2^0 + 2^1 + 2^2 + 2^3 + + 2^n = 2^(n+1) – 1

The complexity of O (2 ^ n)

This is actually a sum formula for a geometric sequence. After calculation, the result is two to the NTH power of numbers. In other words, this algorithm, it calls itself twice each time, calls itself, recursive functions twice. Finally, we have an exponential algorithm.

Note that the exponential algorithm is a very slow algorithm. If you design an exponential algorithm, be careful. For example, if N is around 20, that’s millions of calculations. If N is 30, your average computer is already running very slowly. You can actually optimize this, for example, for pruning, for example, for some exponential algorithms, for dynamic programming and so on. So we’re taking an exponential algorithmic problem and turning it into a polynomial algorithmic problem.

It’s essentially a search tree that the computer has built up in the task, and the size of the search tree is also the time complexity that we need to calculate, which is a very important concept.

Merge sort, quick sort O(nlogn)

But some of you might be asking, these advanced sorting algorithms that we’re talking about, merge sort or quicksort, they don’t have 2 to the N, they have order N log N.

function mergeSort(arr, l, r) {
    if (l >= r) {
        return;
    }
    let mid = (l+r)/2
    mergeSort(arr, l, mid)
    mergeSort(arr, mid+1, r)
    merge(arr, l, mid, r)
}
Copy the code

That’s because in our previous example, we had a depth of N for the whole tree, and in these sort searches, we actually had a depth of logn for the trees.

So how do you calculate the complexity of merge sort and quicksort?

In these sorting algorithms, the size of the data we process at each node is progressively smaller. In our previous example, each of these nodes handled the same amount of data, even though they were all 1, so you can see on the right, I’ve drawn it. For merge sort, what does the recursion tree look like when we sort eight numbers.

When our array length is 8, the node tree is as follows: there are logn levels, and again, O(n) level algorithms for each level of nodes. So, the total algorithm complexity is order nlogn.

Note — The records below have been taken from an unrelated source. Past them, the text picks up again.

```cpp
constexpr int I2_CBP = 12;
// ... 400 lines not shown
    a.split = 1 << 30;
    {
        const int dimsI[3] = {a.ID, a.IH, a.IW}, dimsM[3] = {a.MD, a.MH, a.MW};
        const int T[3] = {a.TZ, a.TY, a.TX}, tiles[3] = {a.tilesZ, a.tilesY, a.tilesX};
        const int mins[3] = {a.minz, a.miny, a.minx}, H[3] = {a.HZ, a.HY, a.HX};
        auto cls_of = [&](int d, int t) { return (t == 0 ? 1 : 0) | (t == tiles[d] - 1 ? 2 : 0); };
        auto valid1 = [&](int d, int t, int h) {
            const int c = t * T[d] * a.sm + mins[d] + h;
            return c >= 0 && c < dimsI[d];
        };
        for (int d = 0; d < 3; ++d)
            for (int t = 1; t + 1 < tiles[d]; ++t)
                for (int h = 0; h < H[d]; ++h)
                    if (!valid1(d, t, h)) return ALQ_OK;
        a.tpg = a.tilesZ * a.tilesY * a.tilesX;
        a.in_pstride = a.PT * a.ID * a.IH * a.IW;
        a.out_pstride = a.PT * a.OD * a.OH * a.OW;
        p2->h_tdesc.assign((size_t)a.tpg * 8, 0);
        for (int tz = 0; tz < a.tilesZ; ++tz)
            for (int ty = 0; ty < a.tilesY; ++ty)
                for (int tx = 0; tx < a.tilesX; ++tx) {
                    int *td = &p2->h_tdesc[(((size_t)tz * a.tilesY + ty) * a.tilesX + tx) * 8];
                    const int mz0 = tz * a.TZ, my0 = ty * a.TY, mx0 = tx * a.TX;
                    const int z0 = mz0 * a.sm + a.minz, y0 = my0 * a.sm + a.miny, x0 = mx0 * a.sm + a.minx;
                    td[0] = (z0 * a.IH + y0) * a.IW + x0;
                    td[1] = ((mz0 * a.so + a.ooffz) * a.OH + my0 * a.so + a.ooffy) * a.OW + mx0 * a.so + a.ooffx;
                    const int cls = cls_of(0, tz) | (cls_of(1, ty) << 2) | (cls_of(2, tx) << 4);
                    const bool full = a.rows == 256 && mz0 + a.TZ <= a.MD && my0 + a.TY <= a.MH && mx0 + a.TX <= a.MW;
                    td[2] = cls | (full ? 256 : 0);
                    td[3] = mz0; td[4] = my0; td[5] = mx0;
                }
        (void)dimsM;
        auto rep = [&](int d, int c) { return (c & 1) ? 0 : ((c & 2) ? tiles[d] - 1 : (tiles[d] > 2 ? 1 : 0)); };
        p2->h_sdesc.assign((size_t)nhv * 4, 0);
        for (int pt = 0; pt < a.PT; ++pt)
            for (int hz = 0; hz < a.HZ; ++hz)
                for (int hy = 0; hy < a.HY; ++hy)
                    for (int hx = 0; hx < a.HX; ++hx) {
                        const int hv = ((pt * a.HZ + hz) * a.HY + hy) * a.HX + hx;
                        int *sd = &p2->h_sdesc[(size_t)hv * 4];
                        sd[0] = ((pt * a.ID + hz) * a.IH + hy) * a.IW + hx;
                        unsigned long long m = 0;
                        for (int c = 0; c < 64; ++c) {
                            const int cz = c & 3, cy = (c >> 2) & 3, cx = (c >> 4) & 3;
                            if (valid1(0, rep(0, cz), hz) && valid1(1, rep(1, cy), hy) && valid1(2, rep(2, cx), hx))
                                m |= 1ull << c;
                        }
                        sd[1] = (int)(unsigned)(m & 0xffffffffull);
                        sd[2] = (int)(unsigned)(m >> 32);
                        sd[3] = (pt << 24) | (hz << 16) | (hy << 8) | hx;
                    }
    }
    p2->NTW = p1.NTW;
    p2->wres = wres;
    p2->lds_bytes = lds;
    int max_wgs = 2;
    if (const char *e = getenv("ALQ_MAX_WGS")) max_wgs = atoi(e);
    p2->wgs_per_cu = std::max<int>(1, std::min<int>(max_wgs, (int)((160 * 1024) / (lds + 512))));
    p2->flops_per_patch = p1.flops_per_patch;
    p2->ok = true;
    return ALQ_OK;
}

void igemm2_pack_weights(Igemm2Plan *p2, const std::vector<float> &Bmat) {
    const Igemm2Args &a = p2->a;
    const int NTW = p2->NTW, Ci = a.Ci, Co = a.Co;
    p2->h_W.assign((size_t)a.nchunks * a.ntaps * NTW * 128, 0.f);
    for (int ch = 0; ch < a.nchunks; ++ch)
        for (int tp = 0; tp < a.ntaps; ++tp)
            for (int nt = 0; nt < NTW; ++nt)
                for (int lane = 0; lane < 64; ++lane)
                    for (int s = 0; s < 2; ++s) {
                        const int c = ch * 8 + 2 * (lane >> 4) + s;
                        const int co = nt * 16 + (lane & 15);
                        if (co < Co)
                            p2->h_W[((((size_t)ch * a.ntaps + tp) * NTW + nt) * 64 + lane) * 2 + s] =
                                Bmat[((size_t)tp * Ci + c) * Co + co];
                    }
}

unsigned long long *g_igemm2_dbg = nullptr;
int g_no_f16x2 = 0;
int g_no_xcd_order = 0;
int g_no_fixed = 0;
int g_dbg_knobs[ALQ_NKNOBS] = {0, 0, 0, 0, 0, 0, 0, 0, 0, 0};

template <int NTW, bool WRES, int GEO, bool SUMS>
static int launch2_s(alq_ctx *ctx, const Igemm2Plan &plan, const Igemm2Args &a, unsigned grid) {
    auto kfn = igemm2_kernel<NTW, WRES, GEO, SUMS>;
    if (plan.lds_bytes > 64 * 1024)
        ALQ_HIP(hipFuncSetAttribute(reinterpret_cast<const void *>(kfn), hipFuncAttributeMaxDynamicSharedMemorySize,
                                    (int)plan.lds_bytes));
    hipLaunchKernelGGL(kfn, dim3(grid), dim3(256), plan.lds_bytes, ctx->stream, a);
    ALQ_HIP(hipGetLastError());
    return ALQ_OK;
}

template <int NTW, bool WRES, int GEO>
static int launch2_t(alq_ctx *ctx, const Igemm2Plan &plan, const Igemm2Args &a, unsigned grid) {
    return (a.osumA || a.osumB) ? launch2_s<NTW, WRES, GEO, true>(ctx, plan, a, grid)
                                : launch2_s<NTW, WRES, GEO, false>(ctx, plan, a, grid);
}

int igemm2_launch(alq_ctx *ctx, const Igemm2Plan &plan, const View &in, const View &out, const float *bias, int relu,
                  int accumulate, int N, int prof_cls, const Igemm2Fuse *fuse) {
    Igemm2Args a = plan.a;
    ALQ_REQUIRE(in.C == a.Ci && in.D == a.ID && in.H == a.IH && in.W == a.IW, ALQ_EINVAL,
                "igemm2: input view does not match plan");
    ALQ_REQUIRE(out.C == a.Co && out.D == a.OD && out.H == a.OH && out.W == a.OW, ALQ_EINVAL,
                "igemm2: output view does not match plan");
    ALQ_REQUIRE(plan.d_W != nullptr, ALQ_EINVAL, "igemm2: weights not set");
    ALQ_REQUIRE((long long)N * in.vox() * in.cs < (1LL << 29) && (long long)N * out.vox() * out.cs < (1LL << 29),
                ALQ_EUNSUPPORTED, "igemm2: tensor exceeds the 32-bit byte-offset range (lower the batch)");
    ALQ_REQUIRE(in.cs % 4 == 0 && in.c0 % 4 == 0 && out.cs % 4 == 0 && out.c0 % 4 == 0, ALQ_EUNSUPPORTED,
                "igemm2: channel slice not 16-byte aligned");
    if (fuse) ALQ_REQUIRE(fuse->split % 4 == 0 && fuse->mask_cs % 4 == 0 && fuse->mask_c0 % 4 == 0 && fuse->mask_from % 4 == 0, ALQ_EUNSUPPORTED,
                          "igemm2: fused epilogue needs 4-channel aligned slices");
    a.in = in.p; a.in_cs = in.cs; a.in_c0 = in.c0;
    a.out = out.p; a.out_cs = out.cs; a.out_c0 = out.c0;
    a.W = plan.d_W; a.bias = bias; a.relu = relu; a.accumulate = accumulate; a.N = N;
    a.in_bytes = (int)((long long)N * in.vox() * in.cs * 4);
    a.dbg = nullptr;
    if (g_igemm2_dbg) {
        static int want = -2;
        if (want == -2) { const char *e = getenv("ALQ_STAMP_ONLY"); want = e ? atoi(e) : -1; }
        static int ordinal = 0;
        static unsigned long long *last = nullptr;
        if (last != g_igemm2_dbg) { last = g_igemm2_dbg; ordinal = 0; }
        if (want < 0 || ordinal == want) a.dbg = g_igemm2_dbg;
        ++ordinal;
    }
    a.dbg_repeat = g_dbg_knobs[KNOB_REPEAT];
    a.dbg_flags = g_dbg_knobs[KNOB_FLAGS];
    if (fuse) {
        a.mask = fuse->mask; a.mask_cs = fuse->mask_cs; a.mask_c0 = fuse->mask_c0; a.mask_from = fuse->mask_from;
        a.osumA = fuse->osumA; a.osumB = fuse->osumB;
        a.split = fuse->split > 0 ? fuse->split : (1 << 30);
    }
    const int pgroups = (N + a.PT - 1) / a.PT;
    const long long total = (long long)pgroups * a.tilesZ * a.tilesY * a.tilesX;
    const unsigned grid = (unsigned)std::min<long long>(total, 256LL * plan.wgs_per_cu);
    ProfScope ps(ctx, prof_cls, plan.flops_per_patch * N);
    int geo = 0;
    if (a.ntaps == 27 && a.tnx == 3 && a.tny == 3 && a.HY == 6 && a.HX == 18) {
        const int SX = I2_CBP, SY = 18 * I2_CBP, SZ = 6 * 18 * I2_CBP;
        if (a.t0 == 0 && a.tsx == SX && a.tsy == SY && a.tsz == SZ) geo = 1;
        if (a.t0 == 2 * (SX + SY + SZ) && a.tsx == -SX && a.tsy == -SY && a.tsz == -SZ) geo = 2;
    }
#define ALQ_L2(NT)                                                                                       \
    case NT:                                                                                             \
        if (geo == 1) return plan.wres ? launch2_t<NT, true, 1>(ctx, plan, a, grid) : launch2_t<NT, false, 1>(ctx, plan, a, grid); \
        if (geo == 2) return plan.wres ? launch2_t<NT, true, 2>(ctx, plan, a, grid) : launch2_t<NT, false, 2>(ctx, plan, a, grid); \
        return plan.wres ? launch2_t<NT, true, 0>(ctx, plan, a, grid) : launch2_t<NT, false, 0>(ctx, plan, a, grid)
    switch (plan.NTW) { ALQ_L2(1); ALQ_L2(2); ALQ_L2(3); }
#undef ALQ_L2
    set_error("igemm2: NTW=%d unsupported", plan.NTW);
    return ALQ_EUNSUPPORTED;
}

}
```
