@@ -859,6 +893,7 @@
       FFMI_HIP(ie);
       it = group_graphs.emplace(keys, ex).first;
     }
+    for (const auto &k : keys) grouped_slots++, folded_slots += k.fold & 1;
     pend.clear();
     FFMI_HIP(hipGraphLaunch(it->second, stream));
     inflight = true;
@@ -897,7 +932,8 @@
     group_graphs.clear();
   }
 
-  ffmi_status enqueue(int k, size_t blob_bytes, bool record_upload, int T) {
+  ffmi_status enqueue(int k, size_t blob_bytes, bool record_upload, int T,
+                      bool gather_done = false, const ffmi::ArgmaxNext *next = nullptr) {
     const int H = c.hidden, V = c.vocab_size;
     const float eps = c.rms_eps;
     const ffmi_stream s = (ffmi_stream)stream;
@@ -937,7 +973,8 @@
         fz_qkv.wnorm = L.in_norm, fz_gu.wnorm = L.post_norm;
         fz_qkv.eps = fz_gu.eps = eps;
       }
-      if (!fz_in && !(arn && l > 0)) {
+      if (!fz_in && !(arn && l > 0) &&
+          !(l == 0 && gather_done)) {
         pr = prof_begin(on);
         FFMI_HIP(ffmi::launch_rmsnorm(l == 0 ? embed : res, l == 0 ? nullptr : proj, L.in_norm, res,
                                       h, T, H, eps, stream, packed,
@@ -1069,14 +1106,14 @@
     prof_end(pr, GEMM_LM_HEAD, gemm_bytes(T, Vl, Vl, H), 2.0 * T * Vl * H);
     mkt();
     pr = prof_begin(ptail);
-    TRY(enqueue_sampling(k, T));
+    TRY(enqueue_sampling(k, T, next));
     prof_end(pr, SAMPLING, (double)T * V * 2, 0);
     mkt();
 #undef TRY
     return FFMI_OK;
   }
 
-  ffmi_status enqueue_sampling(int k, int T) {
+  ffmi_status enqueue_sampling(int k, int T, const ffmi::ArgmaxNext *next = nullptr) {
     const int V = c.vocab_size;
     const ffmi_stream s = (ffmi_stream)stream;
     ffmi_status st;
@@ -1084,6 +1121,7 @@
   do { if ((st = (x)) != FFMI_OK) return st; } while (0)
     int32_t *ids_o = result_copy ? ids_d : ids_h + cur_slot * slot_ints();
     float *probs_o = reinterpret_cast<float *>(ids_o + (size_t)T * k);
+    FFMI_CHECK(!next || (Vl == V && mode == FFMI_MODEL_BEAM), FFMI_ERR_INVALID);
     if (Vl != V) {
       TRY(ffmi_vocab_shard_topk(o.comm, logits, T, Vl, k, ids_o, probs_o, xch, s));
     } else {
@@ -1091,7 +1129,8 @@
       FFMI_HIP(ffmi::launch_argmax(logits, T, V, k, ids_o, probs_o, stream, topk_ws, topk_ws_bytes,
                                    mode == FFMI_MODEL_BEAM
                                        ? ids_dev + (size_t)cur_slot * (slot_ints() / 2)
-                                       : nullptr));
+                                       : nullptr,
+                                   next));
     }
     if (result_copy)
       FFMI_HIP(hipMemcpyAsync(ids_h + cur_slot * slot_ints(), ids_d, (size_t)T * k * 8,
@@ -1183,6 +1222,7 @@
         getenv("FFMI_CHAIN_EVENTS") ? atoi(getenv("FFMI_CHAIN_EVENTS")) : 2;
     const bool record = slot_events == 1 || (slot_events == 2 && slot == kChain - 2);
     if (st == FFMI_OK) last_slot = slot;
+    if (st == FFMI_OK) FFMI_HIP(mark_chain_end());
     if (st == FFMI_OK && record) {
       if (!slot_ev[slot])
         FFMI_HIP(hipEventCreateWithFlags(&slot_ev[slot], step_timing ? 0 : hipEventDisableTiming));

At the root, we’re dealing with eight elements, and then we split it in two, four elements per node, two elements per node, and then we split it in two, and then we’re dealing with one element per node, and when we’re dealing with one element, we don’t have to deal with one element, because one element doesn’t have to be sorted.

So when we have eight elements, first of all this tree has not eight levels, it has three. And the scale of data processed by each node is getting smaller and smaller.

So, where did this n log n come from? We have logn levels.

  • At the first level, only one node holds this element.

  • At the second level, although it’s split into two nodes, each node only has four elements, and the total is still eight.

  • At the third level, there are actually four twos, but again, each node is an O(n) algorithm.

So in general, at each level, we’re dealing with order n, and there are logn levels at this level, and you multiply them to get order n logn.

In fact, such a recursion tree is a divide-and-conquer algorithm. And because of that, we usually design divide-and-conquer algorithms with n log N time complexity.

The recursion case we analyze here basically covers most of the techniques used in recursive time and complexity analysis. If some of you are interested in more complicated cases, you can look at the master theorem. The master theorem is a formula that generalizes all the cases of time and complexity for recursive functions. A recursive function divides the entire data into several pieces, depending on the time and complexity of each piece. For different cases, the master theorem gives the answer. (But the concept of the master theorem isn’t usually asked in an interview, either.)